Exercise ->
In the records, find every line with the word "float" and copy it out.

[Excerpted records]

__device__ __forceinline__ void wgmma_m64n32k16(float (&d)[16], uint64_t da, uint64_t db, uint32_t scale_d) {
  asm volatile(
      "{\n\t.reg .pred p;\n\tsetp.ne.b32 p, %18, 0;\n\t"
      "wgmma.mma_async.sync.aligned.m64n32k16.f32.f16.f16 {%0, %1, %2, %3, %4, %5, %6, %7, %8, %9, %10, %11, %12, %13, %14, %15}, %16, %17, p, 1, 1, 0, 0;\n\t}\n"
      : "+f"(d[0]), "+f"(d[1]), "+f"(d[2]), "+f"(d[3]), "+f"(d[4]), "+f"(d[5]), "+f"(d[6]), "+f"(d[7]), "+f"(d[8]), "+f"(d[9]), "+f"(d[10]), "+f"(d[11]), "+f"(d[12]), "+f"(d[13]), "+f"(d[14]), "+f"(d[15])
      : "l"(da), "l"(db), "r"(scale_d));
}
__device__ __forceinline__ void wgmma_m64n64k16(float (&d)[32], uint64_t da, uint64_t db, uint32_t scale_d) {
  asm volatile(
      "{\n\t.reg .pred p;\n\tsetp.ne.b32 p, %34, 0;\n\t"
      "wgmma.mma_async.sync.aligned.m64n64k16.f32.f16.f16 {%0, %1, %2, %3, %4, %5, %6, %7, %8, %9, %10, %11, %12, %13, %14, %15, %16, %17, %18, %19, %20, %21, %22, %23, %24, %25, %26, %27, %28, %29, %30, %31}, %32, %33, p, 1, 1, 0, 0;\n\t}\n"
      : "+f"(d[0]), "+f"(d[1]), "+f"(d[2]), "+f"(d[3]), "+f"(d[4]), "+f"(d[5]), "+f"(d[6]), "+f"(d[7]), "+f"(d[8]), "+f"(d[9]), "+f"(d[10]), "+f"(d[11]), "+f"(d[12]), "+f"(d[13]), "+f"(d[14]), "+f"(d[15]), "+f"(d[16]), "+f"(d[17]), "+f"(d[18]), "+f"(d[19]), "+f"(d[20]), "+f"(d[21]), "+f"(d[22]), "+f"(d[23]), "+f"(d[24]), "+f"(d[25]), "+f"(d[26]), "+f"(d[27]), "+f"(d[28]), "+f"(d[29]), "+f"(d[30]), "+f"(d[31])
      : "l"(da), "l"(db), "r"(scale_d));
}
__device__ __forceinline__ void wgmma_m64n128k16(float (&d)[64], uint64_t da, uint64_t db, uint32_t scale_d) {
  asm volatile(
      "{\n\t.reg .pred p;\n\tsetp.ne.b32 p, %66, 0;\n\t"
      "wgmma.mma_async.sync.aligned.m64n128k16.f32.f16.f16 {%0, %1, %2, %3, %4, %5, %6, %7, %8, %9, %10, %11, %12, %13, %14, %15, %16, %17, %18, %19, %20, %21, %22, %23, %24, %25, %26, %27, %28, %29, %30, %31, %32, %33, %34, %35, %36, %37, %38, %39, %40, %41, %42, %43, %44, %45, %46, %47, %48, %49, %50, %51, %52, %53, %54, %55, %56, %57, %58, %59, %60, %61, %62, %63}, %64, %65, p, 1, 1, 0, 0;\n\t}\n"
      : "+f"(d[0]), "+f"(d[1]), "+f"(d[2]), "+f"(d[3]), "+f"(d[4]), "+f"(d[5]), "+f"(d[6]), "+f"(d[7]), "+f"(d[8]), "+f"(d[9]), "+f"(d[10]), "+f"(d[11]), "+f"(d[12]), "+f"(d[13]), "+f"(d[14]), "+f"(d[15]), "+f"(d[16]), "+f"(d[17]), "+f"(d[18]), "+f"(d[19]), "+f"(d[20]), "+f"(d[21]), "+f"(d[22]), "+f"(d[23]), "+f"(d[24]), "+f"(d[25]), "+f"(d[26]), "+f"(d[27]), "+f"(d[28]), "+f"(d[29]), "+f"(d[30]), "+f"(d[31]), "+f"(d[32]), "+f"(d[33]), "+f"(d[34]), "+f"(d[35]), "+f"(d[36]), "+f"(d[37]), "+f"(d[38]), "+f"(d[39]), "+f"(d[40]), "+f"(d[41]), "+f"(d[42]), "+f"(d[43]), "+f"(d[44]), "+f"(d[45]), "+f"(d[46]), "+f"(d[47]), "+f"(d[48]), "+f"(d[49]), "+f"(d[50]), "+f"(d[51]), "+f"(d[52]), "+f"(d[53]), "+f"(d[54]), "+f"(d[55]), "+f"(d[56]), "+f"(d[57]), "+f"(d[58]), "+f"(d[59]), "+f"(d[60]), "+f"(d[61]), "+f"(d[62]), "+f"(d[63])
      : "l"(da), "l"(db), "r"(scale_d));
}
__device__ __forceinline__ void wgmma_m64n256k16(float (&d)[128], uint64_t da, uint64_t db, uint32_t scale_d) {
  asm volatile(
      "{\n\t.reg .pred p;\n\tsetp.ne.b32 p, %130, 0;\n\t"
      "wgmma.mma_async.sync.aligned.m64n256k16.f32.f16.f16 {%0, %1, %2, %3, %4, %5, %6, %7, %8, %9, %10, %11, %12, %13, %14, %15, %16, %17, %18, %19, %20, %21, %22, %23, %24, %25, %26, %27, %28, %29, %30, %31, %32, %33, %34, %35, %36, %37, %38, %39, %40, %41, %42, %43, %44, %45, %46, %47, %48, %49, %50, %51, %52, %53, %54, %55, %56, %57, %58, %59, %60, %61, %62, %63, %64, %65, %66, %67, %68, %69, %70, %71, %72, %73, %74, %75, %76, %77, %78, %79, %80, %81, %82, %83, %84, %85, %86, %87, %88, %89, %90, %91, %92, %93, %94, %95, %96, %97, %98, %99, %100, %101, %102, %103, %104, %105, %106, %107, %108, %109, %110, %111, %112, %113, %114, %115, %116, %117, %118, %119, %120, %121, %122, %123, %124, %125, %126, %127}, %128, %129, p, 1, 1, 0, 0;\n\t}\n"
      : "+f"(d[0]), "+f"(d[1]), "+f"(d[2]), "+f"(d[3]), "+f"(d[4]), "+f"(d[5]), "+f"(d[6]), "+f"(d[7]), "+f"(d[8]), "+f"(d[9]), "+f"(d[10]), "+f"(d[11]), "+f"(d[12]), "+f"(d[13]), "+f"(d[14]), "+f"(d[15]), "+f"(d[16]), "+f"(d[17]), "+f"(d[18]), "+f"(d[19]), "+f"(d[20]), "+f"(d[21]), "+f"(d[22]), "+f"(d[23]), "+f"(d[24]), "+f"(d[25]), "+f"(d[26]), "+f"(d[27]), "+f"(d[28]), "+f"(d[29]), "+f"(d[30]), "+f"(d[31]), "+f"(d[32]), "+f"(d[33]), "+f"(d[34]), "+f"(d[35]), "+f"(d[36]), "+f"(d[37]), "+f"(d[38]), "+f"(d[39]), "+f"(d[40]), "+f"(d[41]), "+f"(d[42]), "+f"(d[43]), "+f"(d[44]), "+f"(d[45]), "+f"(d[46]), "+f"(d[47]), "+f"(d[48]), "+f"(d[49]), "+f"(d[50]), "+f"(d[51]), "+f"(d[52]), "+f"(d[53]), "+f"(d[54]), "+f"(d[55]), "+f"(d[56]), "+f"(d[57]), "+f"(d[58]), "+f"(d[59]), "+f"(d[60]), "+f"(d[61]), "+f"(d[62]), "+f"(d[63]), "+f"(d[64]), "+f"(d[65]), "+f"(d[66]), "+f"(d[67]), "+f"(d[68]), "+f"(d[69]), "+f"(d[70]), "+f"(d[71]), "+f"(d[72]), "+f"(d[73]), "+f"(d[74]), "+f"(d[75]), "+f"(d[76]), "+f"(d[77]), "+f"(d[78]), "+f"(d[79]), "+f"(d[80]), "+f"(d[81]), "+f"(d[82]), "+f"(d[83]), "+f"(d[84]), "+f"(d[85]), "+f"(d[86]), "+f"(d[87]), "+f"(d[88]), "+f"(d[89]), "+f"(d[90]), "+f"(d[91]), "+f"(d[92]), "+f"(d[93]), "+f"(d[94]), "+f"(d[95]), "+f"(d[96]), "+f"(d[97]), "+f"(d[98]), "+f"(d[99]), "+f"(d[100]), "+f"(d[101]), "+f"(d[102]), "+f"(d[103]), "+f"(d[104]), "+f"(d[105]), "+f"(d[106]), "+f"(d[107]), "+f"(d[108]), "+f"(d[109]), "+f"(d[110]), "+f"(d[111]), "+f"(d[112]), "+f"(d[113]), "+f"(d[114]), "+f"(d[115]), "+f"(d[116]), "+f"(d[117]), "+f"(d[118]), "+f"(d[119]), "+f"(d[120]), "+f"(d[121]), "+f"(d[122]), "+f"(d[123]), "+f"(d[124]), "+f"(d[125]), "+f"(d[126]), "+f"(d[127])
      : "l"(da), "l"(db), "r"(scale_d));
}

__device__ __forceinline__ void wgmma_m64n64k32_e4m3(float (&d)[32], uint64_t da, uint64_t db, uint32_t scale_d) {
  asm volatile(
      "{\n\t.reg .pred p;\n\tsetp.ne.b32 p, %34, 0;\n\t"
      "wgmma.mma_async.sync.aligned.m64n64k32.f32.e4m3.e4m3 {%0, %1, %2, %3, %4, %5, %6, %7, %8, %9, %10, %11, %12, %13, %14, %15, %16, %17, %18, %19, %20, %21, %22, %23, %24, %25, %26, %27, %28, %29, %30, %31}, %32, %33, p, 1, 1;\n\t}\n"
      : "+f"(d[0]), "+f"(d[1]), "+f"(d[2]), "+f"(d[3]), "+f"(d[4]), "+f"(d[5]), "+f"(d[6]), "+f"(d[7]), "+f"(d[8]), "+f"(d[9]), "+f"(d[10]), "+f"(d[11]), "+f"(d[12]), "+f"(d[13]), "+f"(d[14]), "+f"(d[15]), "+f"(d[16]), "+f"(d[17]), "+f"(d[18]), "+f"(d[19]), "+f"(d[20]), "+f"(d[21]), "+f"(d[22]), "+f"(d[23]), "+f"(d[24]), "+f"(d[25]), "+f"(d[26]), "+f"(d[27]), "+f"(d[28]), "+f"(d[29]), "+f"(d[30]), "+f"(d[31])
      : "l"(da), "l"(db), "r"(scale_d));
}
__device__ __forceinline__ void wgmma_m64n128k32_e4m3(float (&d)[64], uint64_t da, uint64_t db, uint32_t scale_d) {
  asm volatile(
      "{\n\t.reg .pred p;\n\tsetp.ne.b32 p, %66, 0;\n\t"
      "wgmma.mma_async.sync.aligned.m64n128k32.f32.e4m3.e4m3 {%0, %1, %2, %3, %4, %5, %6, %7, %8, %9, %10, %11, %12, %13, %14, %15, %16, %17, %18, %19, %20, %21, %22, %23, %24, %25, %26, %27, %28, %29, %30, %31, %32, %33, %34, %35, %36, %37, %38, %39, %40, %41, %42, %43, %44, %45, %46, %47, %48, %49, %50, %51, %52, %53, %54, %55, %56, %57, %58, %59, %60, %61, %62, %63}, %64, %65, p, 1, 1;\n\t}\n"
      : "+f"(d[0]), "+f"(d[1]), "+f"(d[2]), "+f"(d[3]), "+f"(d[4]), "+f"(d[5]), "+f"(d[6]), "+f"(d[7]), "+f"(d[8]), "+f"(d[9]), "+f"(d[10]), "+f"(d[11]), "+f"(d[12]), "+f"(d[13]), "+f"(d[14]), "+f"(d[15]), "+f"(d[16]), "+f"(d[17]), "+f"(d[18]), "+f"(d[19]), "+f"(d[20]), "+f"(d[21]), "+f"(d[22]), "+f"(d[23]), "+f"(d[24]), "+f"(d[25]), "+f"(d[26]), "+f"(d[27]), "+f"(d[28]), "+f"(d[29]), "+f"(d[30]), "+f"(d[31]), "+f"(d[32]), "+f"(d[33]), "+f"(d[34]), "+f"(d[35]), "+f"(d[36]), "+f"(d[37]), "+f"(d[38]), "+f"(d[39]), "+f"(d[40]), "+f"(d[41]), "+f"(d[42]), "+f"(d[43]), "+f"(d[44]), "+f"(d[45]), "+f"(d[46]), "+f"(d[47]), "+f"(d[48]), "+f"(d[49]), "+f"(d[50]), "+f"(d[51]), "+f"(d[52]), "+f"(d[53]), "+f"(d[54]), "+f"(d[55]), "+f"(d[56]), "+f"(d[57]), "+f"(d[58]), "+f"(d[59]), "+f"(d[60]), "+f"(d[61]), "+f"(d[62]), "+f"(d[63])
      : "l"(da), "l"(db), "r"(scale_d));
}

[/Excerpted records]

Result of this task ->
__device__ __forceinline__ void wgmma_m64n32k16(float (&d)[16], uint64_t da, uint64_t db, uint32_t scale_d) {
__device__ __forceinline__ void wgmma_m64n64k16(float (&d)[32], uint64_t da, uint64_t db, uint32_t scale_d) {
__device__ __forceinline__ void wgmma_m64n128k16(float (&d)[64], uint64_t da, uint64_t db, uint32_t scale_d) {
__device__ __forceinline__ void wgmma_m64n256k16(float (&d)[128], uint64_t da, uint64_t db, uint32_t scale_d) {
__device__ __forceinline__ void wgmma_m64n64k32_e4m3(float (&d)[32], uint64_t da, uint64_t db, uint32_t scale_d) {
__device__ __forceinline__ void wgmma_m64n128k32_e4m3(float (&d)[64], uint64_t da, uint64_t db, uint32_t scale_d) {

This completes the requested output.